By then, Clement was also a director, whose films included To Catch a Spy, a thriller that he and La Frenais had intended to be light-hearted, until he met his leading man, Kirk Douglas: ‘The first thing he said to me, before “Hello”, was “I can’t play comedy”.’ On the plus side, the film also starred Trevor Howard, who ‘was lovely. He did drink a lot, so in the evenings he was a little sozzled — but he was a delightful man.’

Clement’s directing career meant that he and La Frenais, while ‘still intertwined’, worked separately for a bit. La Frenais created Lovejoy and wrote Spender with Jimmy Nail. Clement did an unproduced screenplay with somebody else, who admitted to feeling like ‘the other woman’ whenever La Frenais popped in.

Before long, though, those 9.30 visits resumed — as did their unusually harmonious relationship. ‘I can remember a couple of minor spats,’ says Clement. ‘But when we do have a falling out, it’s usually because there’s something wrong with the piece. I used to say glibly that Ian was better at dialogue and I was better at structure, but I’m not sure that’s really true now.’ Nor does he agree with the theory that every writing partnership needs a boss. ‘I don’t think there’s a boss with us, and I don’t think there was with Galton and Simpson who were our gods when we started out.’

But that mention of starting out soon returns Clement to his central theme. In the 1960s he and La Frenais wrote two films for Michael Winner. ‘And we thought this is just what happens. You write a script, it gets made and you move on to the next one.’ Now, the scrutiny is much more ‘neurotic’, not just beforehand, but also once the production is under way, with executives supplying screeds of contradictory notes — or, as Clement prefers to put it, ‘talking the whole thing to death’. ‘When we first did The Likely Lads, I was very hurt that nobody from the BBC came to see it. In hindsight we were so bloody lucky that nobody was interfering.’
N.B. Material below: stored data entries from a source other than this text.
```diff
@@ -166,16 +295,15 @@
             for (int q = 0; q < 7; ++q) rows_a[kl >> 1][q][v][kl & 1] = found_a ? ra[q] : 0.0f;
             rows_a[kl >> 1][7][v][kl & 1] = found_a ? 1.0f : 0.0f;
         }
+        kt_phase1_pad<2>(rw, kcount);
         __syncthreads();
         KT_TS_PHASE2(0);
-        if (comp < 29) kt_phase2<2>(acc, rs, my_a, my_b, vt, kcount, min(kcount, nk_vt - kb));
+        kt_phase2<2>(acc, rs, kcount);
         __syncthreads();
         KT_TS_PHASE2(1);
     }
     KT_TS(1);
-    const float wsum_a = kt_warp32_sum(acc[0]), wsum_b = kt_warp32_sum(acc[1]);
-    kt_publish_pair(granules_a, wsum_a);
-    kt_publish_pair(granules_b, wsum_b);
+    kt_phase2_publish<2>(acc, gs);
     KT_TS(2);
 }
 
```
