namespace {
template <typename T, typename CA, typename CB, bool BETA0, int VPT, bool ALIGNED>
__global__ void __launch_bounds__(kBlock)
householder_fused_kernel(T *__restrict__ res, const T *__restrict__ h, const T *__restrict__ v, int64_t n, CA alpha,
                         CB beta, unsigned long long *__restrict__ slots, unsigned long long ticks,
                         unsigned *__restrict__ fault, int drop) {
  constexpr int VEC = Vec16<T>::N;
  using V = typename Vec16<T>::type;
  const int tid = threadIdx.x, G = (int)gridDim.x, b = (int)blockIdx.x;
  unsigned long long *epoch = slots + 2 * kFusedSlots;
  const unsigned e = (unsigned)__hip_atomic_load(epoch, __ATOMIC_RELAXED, __HIP_MEMORY_SCOPE_AGENT) & 1u;
  unsigned long long *mine = slots + e * kFusedSlots, *other = slots + (1u - e) * kFusedSlots;
  for (int i = b + tid * G; i < kFusedSlots; i += G * kBlock)
    __hip_atomic_store(other + i, kSlotEmpty, __ATOMIC_RELAXED, __HIP_MEMORY_SCOPE_AGENT);

  T hh[VPT][VEC], vv[VPT][VEC];
  double acc = 0.0;
  const int64_t base = (int64_t)b * kBlock * VPT * VEC;
#pragma unroll
  for (int q = 0; q < VPT; ++q) {
    const int64_t i = base + ((int64_t)q * kBlock + tid) * VEC;
    if (ALIGNED && i + VEC <= n) {
      const V a = *reinterpret_cast<const V *>(h + i), c = *reinterpret_cast<const V *>(v + i);
#pragma unroll
      for (int k = 0; k < VEC; ++k) { hh[q][k] = a[k]; vv[q][k] = c[k]; }
    } else {
#pragma unroll
      for (int k = 0; k < VEC; ++k) {
        hh[q][k] = i + k < n ? h[i + k] : T(0);
        vv[q][k] = i + k < n ? v[i + k] : T(0);
      }
    }
  }
#pragma unroll
  for (int q = 0; q < VPT; ++q)
#pragma unroll
    for (int k = 0; k < VEC; ++k) acc = fma((double)hh[q][k], (double)vv[q][k], acc);

  __shared__ double lds[kBlock / 64];
  const int wave = tid >> 6, lane = tid & 63;
#pragma unroll
  for (int off = 32; off > 0; off >>= 1) acc += __shfl_down(acc, off, 64);
  if (lane == 0) lds[wave] = acc;
  __syncthreads();
  if (tid == 0) {
    const double s = (lds[0] + lds[1]) + (lds[2] + lds[3]);
    unsigned long long bits = (unsigned long long)__double_as_longlong(s);
    if (s != s) bits = kCanonicalNaN;
    if (b != drop) __hip_atomic_store(mine + b, bits, __ATOMIC_RELAXED, __HIP_MEMORY_SCOPE_AGENT);
  }
  double p = 0.0;
  if (tid < G) p = __longlong_as_double((long long)poll_slot(mine + tid, ticks, fault, kFaultHouseholder));
  if (tid + kBlock < G) p += __longlong_as_double((long long)poll_slot(mine + tid + kBlock, ticks, fault, kFaultHouseholder));
#pragma unroll
  for (int off = 32; off > 0; off >>= 1) p += __shfl_down(p, off, 64);
  __syncthreads();
  if (lane == 0) lds[wave] = p;
  __syncthreads();
  const double dot = (lds[0] + lds[1]) + (lds[2] + lds[3]);
  if (b == 0 && tid == 0)
    __hip_atomic_store(epoch, (unsigned long long)(1u - e), __ATOMIC_RELAXED, __HIP_MEMORY_SCOPE_AGENT);

  HouseholderOp<T, CA, CB, BETA0> op{alpha, beta, nullptr, T(0)};
  op.c = (T)2 * (T)dot;
#pragma unroll
  for (int q = 0; q < VPT; ++q) {
    const int64_t i = base + ((int64_t)q * kBlock + tid) * VEC;
    if (ALIGNED && i + VEC <= n) {
      V r;
      if constexpr (!BETA0) r = *reinterpret_cast<const V *>(res + i);
      V o;
#pragma unroll
      for (int k = 0; k < VEC; ++k) o[k] = op(hh[q][k], vv[q][k], BETA0 ? T(0) : r[k]);
      *reinterpret_cast<V *>(res + i) = o;
    } else {
#pragma unroll
      for (int k = 0; k < VEC; ++k)
        if (i + k < n) res[i + k] = op(hh[q][k], vv[q][k], BETA0 ? T(0) : res[i + k]);
    }
  }
}
}

template <typename T>
static inline int64_t fused_grid(int64_t n, int vpt) {
  const int64_t per = (int64_t)kBlock * vpt * Vec16<T>::N;
  return (n + per - 1) / per;
}

template <typename T>
static int32_t householder_fused_t(mxlo_ctx *ctx, T *res, const T *h, const T *v, int64_t n, double alpha, double beta,
                                   int32_t flags, int vpt, bool *launched) {
  const bool aligned = ((((uintptr_t)res) | ((uintptr_t)h) | ((uintptr_t)v)) & 15u) == 0;
  const int grid = (int)fused_grid<T>(n, vpt);
  return dispatch_ab<T>(beta, flags, [&]<typename CA, typename CB, bool B0>() -> int32_t {
    bool fits = true;
    auto go = [&]<int VPT, bool AL>() {
      if (!(fits = coresident<householder_fused_kernel<T, CA, CB, B0, VPT, AL>>(ctx, grid))) return;
      hipLaunchKernelGGL((householder_fused_kernel<T, CA, CB, B0, VPT, AL>), dim3(grid), dim3(kBlock), 0, ctx->stream,
                         res, h, v, n, (CA)alpha, (CB)beta, ctx->xslots, fused_timeout_ticks(ctx), ctx->fault_dev,
                         ctx->tune.fused_debug_drop);
    };
    if (aligned) {
      if (vpt == 2) go.template operator()<2, true>();
      else if (vpt == 4) go.template operator()<4, true>();
      else if (vpt == 8) go.template operator()<8, true>();
      else go.template operator()<16, true>();
    } else {
      if (vpt == 2) go.template operator()<2, false>();
      else if (vpt == 4) go.template operator()<4, false>();
      else if (vpt == 8) go.template operator()<8, false>();
      else go.template operator()<16, false>();
    }
    *launched = fits;
    if (!fits) return MXLO_OK;
    MXLO_LAUNCH_CHECK();
    return MXLO_OK;
  });
}
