# MIC-DKFZ/MultiTalent

Measured on AMD Instinct MI355X. Metric: CT patches/s (48x192x192) train fwd+bwd, higher is better.
Workload: dtype f32; 1 GPU; Task009_Spleen Generic_UNet nc=2 softmax Dice+CE; batch_per_gpu=2, global_batch=2, parallelism=dp1, step=fwd+loss+bwd+clip12+SGD-nesterov, precision=fp32

## Files before the change

### include/mtseg.h

```cpp
#ifndef MTSEG_H
#define MTSEG_H

#include <stddef.h>
#include <stdint.h>

#ifdef __cplusplus
extern "C" {
#endif

#define MT_OK 0
#define MT_EINVAL (-1)
#define MT_EWORKSPACE (-2)
#define MT_EHIP (-3)
#define MT_EUNSUPPORTED (-4)

#define MT_ABI_VERSION 4
#define MT_MAX_CHUNKS 64

#define MT_F32 0
#define MT_BF16 1
#define MT_F16 2

typedef void* mt_stream_t;

// ... 90 lines not shown
                         long s_ci, long s_co, long s_kd, long s_kh, long s_kw, int accumulate,
                         void* workspace, size_t workspace_bytes, mt_stream_t stream);

typedef struct {
  mt_src_t src;
  int32_t N, Db, Hb, Wb;
  int32_t Di, Hi, Wi;
  int32_t siD, siH, siW;
  int32_t soD, soH, soW;
  int32_t Cin, Cout;
  const float* wpack;
  const float* bias;
  float* out; int32_t ocs;
  int32_t accumulate;
  float* stats_part;
  int32_t odtype;
  int32_t scatter;
  int32_t mma;
} mt_pointwise_t;
int mt_pointwise_fwd(const mt_pointwise_t* p, mt_stream_t stream);
int mt_pointwise_stats_blocks(const mt_pointwise_t* p);
int mt_pointwise_io_supported(const mt_pointwise_t* p);
int mt_pointwise_pack_layout(const mt_pointwise_t* p);
int mt_pointwise_kernel_name(const mt_pointwise_t* p, char* buf, size_t n);
int mt_pointwise_launch_shape(const mt_pointwise_t* p, int32_t shape[4]);
int mt_head_bwd_supported(int Cin, int Cout);
size_t mt_head_bwd_workspace(int N, long V, int Cin, int Cout);
int mt_head_bwd(const mt_src_t* x, const float* dy, int dycs, int N, long V, int Cin, int Cout, const float* wpack_bwd,
                float* dx, int dxcs, int dxdtype , int accumulate_dx, float* dw,
                long s_ci, long s_co, float* dbias, int accumulate_dw, int* dbias_done, void* ws, size_t ws_bytes, mt_stream_t stream);
int mt_head_bwd_io_supported(int xdtype, int xcs, int dxdtype, int dxcs, int Cin, int Cout);
int mt_head_bwd_kernel_name(const mt_src_t* x, int dycs, int N, long V, int Cin, int Cout, int dxcs, int dxdtype, char* buf, size_t n,
                            int* dbias_done);


int mt_inorm_finalize(const float* part, int N, int nsb, int C, double count, const float* gamma,
                      const float* beta, float eps, float* mean, float* rstd, float* scale, float* shift,
                      mt_stream_t stream);
int mt_inorm_lrelu_apply(const float* y, int ycs, const float* scale, const float* shift, float slope,
                         const float* res, int rcs, const float* rscale, const float* rshift, float rslope,
                         float* out, int ocs, int N, long V, int C, int dtype , mt_stream_t stream);
size_t mt_inorm_bwd_workspace(int N, long V, int C);
int mt_inorm_lrelu_bwd(float* g, int gcs, const float* y, int ycs, const float* mean, const float* rstd,
                       const float* gamma, const float* beta, float slope, int N, long V, int C,
                       float* dgamma, float* dbeta, float* dbias, const float* part, int part_nblk, int part_cs, int part_c0,
                       void* ws, size_t ws_bytes, int gdtype, int ydtype , mt_stream_t stream);
int mt_lrelu_bwd(float* g, int gcs, const float* y, int ycs, const float* scale, const float* shift,
                 float slope, const float* y2, int y2cs, const float* scale2, const float* shift2,
                 float slope2, float* gcopy, int gcopycs, int N, long V, int C, int gdtype , int ydtype ,
                 mt_stream_t stream);
int mt_lrelu_bwd_stats_blocks(long V, int C);
int mt_lrelu_bwd_stats(float* g, const float* y, const float* scale, const float* shift, float slope,
                       const float* y2, const float* scale2, const float* shift2, float slope2, float* gcopy,
                       const float* mean, const float* rstd, float* part, int N, long V, int C, int gdtype ,
                       int ydtype , mt_stream_t stream);
int mt_inorm_lrelu_apply_kernel_name(const float* y, int ycs, const float* res, int rcs, const float* out, int ocs, int N, long V, int C,
                                     int dtype, char* buf, size_t n);
int mt_inorm_lrelu_bwd_kernel_name(const float* g, int gcs, const float* y, int ycs, const float* mean, const float* rstd, int N, long V, int C,
                                   const float* part, int part_nblk, int part_cs, int part_c0, int gdtype, int ydtype,
                                   char* buf, size_t n, int* own_reduce, int* block);
int mt_lrelu_bwd_kernel_name(const float* g, int gcs, const float* y, int ycs, const float* y2, int y2cs, const float* gcopy, int gcopycs,
                             int N, long V, int C, int gdtype, int ydtype, char* buf, size_t n);
int mt_lrelu_bwd_stats_kernel_name(const float* g, const float* y, const float* y2, const float* gcopy, const float* mean, const float* rstd,
                                   const float* part, int N, long V, int C, int gdtype, int ydtype, char* buf, size_t n);
size_t mt_channel_sum_workspace(int N, long V, int C);
int mt_channel_sum(const float* x, int xcs, int N, long V, int C, float* out, int accumulate,
// ... 194 lines not shown
```
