__global__ void __launch_bounds__(CT, 1) k_qr_panel_cluster(PanelArgs p) {
  extern __shared__ __align__(16) unsigned char smraw[];
  c128* S = reinterpret_cast<c128*>(smraw);
  __shared__ c128 red[CTY][NB + 1];
  __shared__ __align__(16) c128 inbox[2][MAXG + 1][NB];
  __shared__ __align__(8) unsigned long long mbar[2];
  __shared__ c128 gtot[NB], rowc[NB], rowstage[NB];
  __shared__ double s_zl[5];
  cg::cluster_group cluster = cg::this_cluster();
  const int tx = threadIdx.x, ty = threadIdx.y;
  const int G = gridDim.x, b = blockIdx.x;
  const int jb = p.jb, j0 = p.j0;
  const int r0 = j0 + b * p.rows_per_cta;
  int nrow = p.m - r0;
  if (nrow > p.rows_per_cta) nrow = p.rows_per_cta;
  if (nrow < 0) nrow = 0;

  if (tx == 0 && ty == 0) {
    asm volatile("mbarrier.init.shared::cta.b64 [%0], 1;\n" ::"r"(qr_smem_u32(&mbar[0])) : "memory");
    asm volatile("mbarrier.init.shared::cta.b64 [%0], 1;\n" ::"r"(qr_smem_u32(&mbar[1])) : "memory");
    asm volatile("fence.mbarrier_init.release.cluster;\n" ::: "memory");
  }
  for (int i = ty; i < nrow; i += CTY) {
    if (tx < jb) S[i * NB + tx] = p.A[(long long)(r0 + i) * p.lda + j0 + tx];
    else S[i * NB + tx] = {0.0, 0.0};
  }
  __syncthreads();
  cluster.sync();

  constexpr int MAXPER = (CL_ROWS + CTY - 1) / CTY;
  c128 mine[MAXPER];
#pragma unroll
  for (int k = 0; k < MAXPER; ++k) {
    const int i = ty + CTY * k;
    mine[k] = (i < nrow) ? S[i * NB + tx] : c128{0.0, 0.0};
  }
  c128 acc = {0.0, 0.0};
#pragma unroll
  for (int k = 0; k < MAXPER; ++k) {
    const int i = ty + CTY * k;
    const double xr = __shfl_sync(0xffffffffu, mine[k].x, 0), xi = __shfl_sync(0xffffffffu, mine[k].y, 0);
    if (i < nrow && r0 + i > j0 && tx < jb) {
      acc.x += xr * mine[k].x + xi * mine[k].y;
      acc.y += xr * mine[k].y - xi * mine[k].x;
    }
    if (i < nrow && r0 + i == j0) rowstage[tx] = mine[k];
  }
  for (int c = 0; c < ((p.dbg & 1) ? 0 : jb); ++c) {
    const int grow = j0 + c;
    const int buf = c & 1;
    const unsigned parity = (unsigned)(c >> 1) & 1u;
    const int owner = c / p.rows_per_cta;
    red[ty][tx] = acc;
    __syncthreads();
    {
      const int half = tx >> 4, q = tx & 15, col = ty + CTY * half;
      c128 t = red[q][col];
#pragma unroll
      for (int o = 8; o > 0; o >>= 1) {
        t.x += __shfl_xor_sync(0xffffffffu, t.x, o);
        t.y += __shfl_xor_sync(0xffffffffu, t.y, o);
      }
      const unsigned bar_local = qr_smem_u32(&mbar[buf]);
      if (q < G) qr_push(qr_mapa(qr_smem_u32(&inbox[buf][b][col]), q), t, qr_mapa(bar_local, q));
      if (b == owner && ty < G) qr_push(qr_mapa(qr_smem_u32(&inbox[buf][MAXG][tx]), ty), rowstage[tx], qr_mapa(bar_local, ty));
    }
    if (ty == 0) {
      const unsigned bar = qr_smem_u32(&mbar[buf]);
      if (tx == 0) {
        const unsigned bytes = (unsigned)((G + 1) * NB * sizeof(c128));
        asm volatile("mbarrier.arrive.expect_tx.shared::cta.b64 _, [%0], %1;\n" ::"r"(bar), "r"(bytes) : "memory");
      }
      __syncwarp();
      while (!qr_try_wait(bar, parity)) {
      }
      c128 t = {0.0, 0.0};
#pragma unroll
      for (int q = 0; q < MAXG; ++q) {
        if (q < G) { const c128 v = inbox[buf][q][tx]; t.x += v.x; t.y += v.y; }
      }
      const c128 rc = inbox[buf][MAXG][tx];
      gtot[tx] = t;
      rowc[tx] = rc;
      const double g2 = __shfl_sync(0xffffffffu, t.x, c);
      const double alphr = __shfl_sync(0xffffffffu, rc.x, c), alphi = __shfl_sync(0xffffffffu, rc.y, c);
      c128 tau_, sc_;
      double hb_;
      zlarfg_scalars(alphr, alphi, g2, tau_, sc_, hb_);
      if (tx == 0) {
        s_zl[0] = tau_.x; s_zl[1] = tau_.y; s_zl[2] = sc_.x; s_zl[3] = sc_.y; s_zl[4] = hb_;
        if (b == 0) { p.tau[2 * (j0 + c)] = tau_.x; p.tau[2 * (j0 + c) + 1] = tau_.y; }
      }
    }
    __syncthreads();
    const c128 tau = {s_zl[0], s_zl[1]}, sc = {s_zl[2], s_zl[3]};
    const double hbeta = s_zl[4];
    const bool trivial = (tau.x == 0.0 && tau.y == 0.0);
    c128 yj = {0.0, 0.0}, ydj = {0.0, 0.0};
    if (tx > c && tx < jb) {
      const c128 cs = {sc.x, -sc.y};
      const c128 wv = cadd(rowc[tx], cmul(cs, gtot[tx]));
      const c128 ctau = {tau.x, -tau.y};
      ydj = cmul(ctau, wv);
      yj = cmul(sc, ydj);
    }
    acc = {0.0, 0.0};
    const int cn = (c + 1 < NB) ? c + 1 : c;
#pragma unroll
    for (int k = 0; k < MAXPER; ++k) {
      const int i = ty + CTY * k;
      const int gr = r0 + i;
      if (i >= nrow || gr < grow) continue;
      if (!trivial) {
        const double xr = __shfl_sync(0xffffffffu, mine[k].x, c), xi = __shfl_sync(0xffffffffu, mine[k].y, c);
        const c128 x = {xr, xi};
        if (tx > c && tx < jb) {
          const c128 f = (gr == grow) ? ydj : cmul(x, yj);
          mine[k].x -= f.x;
          mine[k].y -= f.y;
        }
        if (tx == c) mine[k] = (gr == grow) ? c128{hbeta, 0.0} : cmul(x, sc);
      }
      const double nr = __shfl_sync(0xffffffffu, mine[k].x, cn);
      const double ni = __shfl_sync(0xffffffffu, mine[k].y, cn);
      if (gr > grow + 1 && tx > c && tx < jb) {
        acc.x += nr * mine[k].x + ni * mine[k].y;
        acc.y += nr * mine[k].y - ni * mine[k].x;
      }
      if (gr == grow + 1) rowstage[tx] = mine[k];
    }
  }
#pragma unroll
  for (int k = 0; k < MAXPER; ++k) {
    const int i = ty + CTY * k;
    if (i < nrow) S[i * NB + tx] = mine[k];
  }
  __syncthreads();

  for (int i = ty; i < nrow; i += CTY) {
    const int gr = r0 + i;
    if (tx < jb) {
      const c128 a = S[i * NB + tx];
      p.A[(long long)gr * p.lda + j0 + tx] = a;
      c128 v;
      const int dcol = gr - j0;
      if (tx < dcol) v = a;
      else if (tx == dcol) v = {1.0, 0.0};
      else v = {0.0, 0.0};
      p.Vall[(long long)gr * p.lda + j0 + tx] = v;
      S[i * NB + tx] = v;
    }
  }
  __syncthreads();
  for (int a = ty; a < NB; a += CTY) {
    c128 z = {0.0, 0.0};
    if (tx < jb && a < tx) {
      for (int i = 0; i < nrow; ++i) {
        const c128 x = S[i * NB + a], y = S[i * NB + tx];
        z.x += x.x * y.x + x.y * y.y;
        z.y += x.x * y.y - x.y * y.x;
      }
    }
    p.zpart[((size_t)b * NB + a) * NB * 2 + 2 * tx] = z.x;
    p.zpart[((size_t)b * NB + a) * NB * 2 + 2 * tx + 1] = z.y;
  }
  __threadfence();
  cluster.sync();
  if (b != 0) return;
  c128* Z = S;
  c128* Tt = S + NB * NB;
  __shared__ c128 taus[NB];
  for (int a = ty; a < NB; a += CTY) {
    c128 z = {0.0, 0.0};
    for (int q = 0; q < G; ++q) {
      z.x += __ldcg(&p.zpart[((size_t)q * NB + a) * NB * 2 + 2 * tx]);
      z.y += __ldcg(&p.zpart[((size_t)q * NB + a) * NB * 2 + 2 * tx + 1]);
    }
    Z[a * NB + tx] = z;
    Tt[a * NB + tx] = {0.0, 0.0};
    if (a == 0) taus[tx] = (tx < jb) ? c128{__ldcg(&p.tau[2 * (j0 + tx)]), __ldcg(&p.tau[2 * (j0 + tx) + 1])} : c128{0.0, 0.0};
  }
  __syncthreads();
  if (ty == 0 && !(p.dbg & 2)) {
    const int r = tx;
    if (r < jb) {
      Tt[r * NB + r] = taus[r];
      for (int c = r + 1; c < jb; ++c) {
        c128 s0 = {0.0, 0.0}, s1 = {0.0, 0.0};
        int q = r;
        for (; q + 1 < c; q += 2) {
          const c128 a0 = Tt[q * NB + r], z0 = Z[q * NB + c];
          const c128 a1 = Tt[(q + 1) * NB + r], z1 = Z[(q + 1) * NB + c];
          s0.x += a0.x * z0.x - a0.y * z0.y; s0.y += a0.x * z0.y + a0.y * z0.x;
          s1.x += a1.x * z1.x - a1.y * z1.y; s1.y += a1.x * z1.y + a1.y * z1.x;
        }
        if (q < c) {
          const c128 a0 = Tt[q * NB + r], z0 = Z[q * NB + c];
          s0.x += a0.x * z0.x - a0.y * z0.y; s0.y += a0.x * z0.y + a0.y * z0.x;
        }
        const c128 rr = cmul(taus[c], cadd(s0, s1));
        Tt[c * NB + r] = {-rr.x, -rr.y};
      }
    }
  }
  __syncthreads();
  c128* Tout = p.Tall + (size_t)(j0 / NB) * NB * NB;
  for (int a = ty; a < NB; a += CTY) Tout[a * NB + tx] = Tt[tx * NB + a];
}
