@@ -659,21 +683,67 @@
                               CU_TENSOR_MAP_FLOAT_OOB_FILL_NONE);
     if (r != CUDA_SUCCESS) { set_error("stats_gram_umma: cuTensorMapEncodeTiled (mask) failed (%d)", (int)r); return -3; }
   }
-  void (*kern)(const CUtensorMap, const CUtensorMap, const CUtensorMap, UmmaGramArgs) =
-      mc ? (sp ? k_gram_umma<128, true, true, true> : (kt == 128 ? k_gram_umma<128, true, false, true> : k_gram_umma<64, true, false, true>))
-      : sp ? (pair ? k_gram_umma<128, true, true, false> : k_gram_umma<128, false, true, false>)
-         : kt == 128 ? (pair ? k_gram_umma<128, true, false, false> : k_gram_umma<128, false, false, false>)
-                     : (pair ? k_gram_umma<64, true, false, false> : k_gram_umma<64, false, false, false>);
-  cudaFuncSetAttribute(kern, cudaFuncAttributeMaxDynamicSharedMemorySize, (int)smem);
-  cudaLaunchConfig_t cfg = {};
-  cfg.gridDim = grid; cfg.blockDim = dim3(UG_THREADS); cfg.dynamicSmemBytes = smem; cfg.stream = st;
-  cudaLaunchAttribute attr[1];
-  attr[0].id = cudaLaunchAttributeClusterDimension;
-  attr[0].val.clusterDim.x = mc ? 4 : (pair ? 2 : 1); attr[0].val.clusterDim.y = 1; attr[0].val.clusterDim.z = 1;
-  cfg.attrs = attr; cfg.numAttrs = 1;
-  const cudaError_t le = cudaLaunchKernelEx(&cfg, kern, tmaps[0], tmaps[1], tmap_bits, a);
-  if (le != cudaSuccess) { set_error("stats_gram_umma: launch failed: %s", cudaGetErrorString(le)); cudaGetLastError(); return -1; }
-  return check_launch("stats_gram_umma");
-}
-
-}
+  const int dbg = getenv("BNMTF_UMMA_DBG") ? atoi(getenv("BNMTF_UMMA_DBG")) : 0;
+
+  auto launch = [&](const UmmaPlan& pl, int spx, long long width, const unsigned long long* negflag, int run_if_neg) -> int {
+    CUtensorMap tmaps[2];
+    for (int which = 0; which < 2; ++which) {
+      const int nh = which ? pl.nh_last : pl.nh_full;
+      const cuuint64_t gdim[2] = {(cuuint64_t)width, (cuuint64_t)pl.nch * UG_CHUNK_ROWS};
+      const cuuint64_t gstr[1] = {(cuuint64_t)width};
+      const cuuint32_t box[2] = {(cuuint32_t)kt, (cuuint32_t)(pair ? nh / 2 : nh)};
+      const cuuint32_t estr[2] = {1, 1};
+      const CUresult r = encode(&tmaps[which], CU_TENSOR_MAP_DATA_TYPE_UINT8, 2, Bd, gdim, gstr, box, estr, CU_TENSOR_MAP_INTERLEAVE_NONE,
+                                kt == 128 ? CU_TENSOR_MAP_SWIZZLE_128B : CU_TENSOR_MAP_SWIZZLE_64B,
+                                CU_TENSOR_MAP_L2_PROMOTION_L2_256B, CU_TENSOR_MAP_FLOAT_OOB_FILL_NONE);
+      if (r != CUDA_SUCCESS) { set_error("stats_gram_umma: cuTensorMapEncodeTiled failed (%d)", (int)r); return -3; }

In the circumstances, Clement and La Frenais, who’s 83 this month, could be forgiven for taking their choice of any number of laurels to rest on. But, luckily for both, neither is keen on doing what Alan Simpson did in 1978, after a mere 30 years writing with Ray Galton. ‘I hate the idea of retirement,’ says Clement. ‘Even when I was 17 I thought “retire” was a miserable word. It’s one thing if you’ve hated your job. But you retire and the next step is the grave.’ And with that, he’s back to his plans for the future, starting with Chasing Bono transferring to a bigger theatre.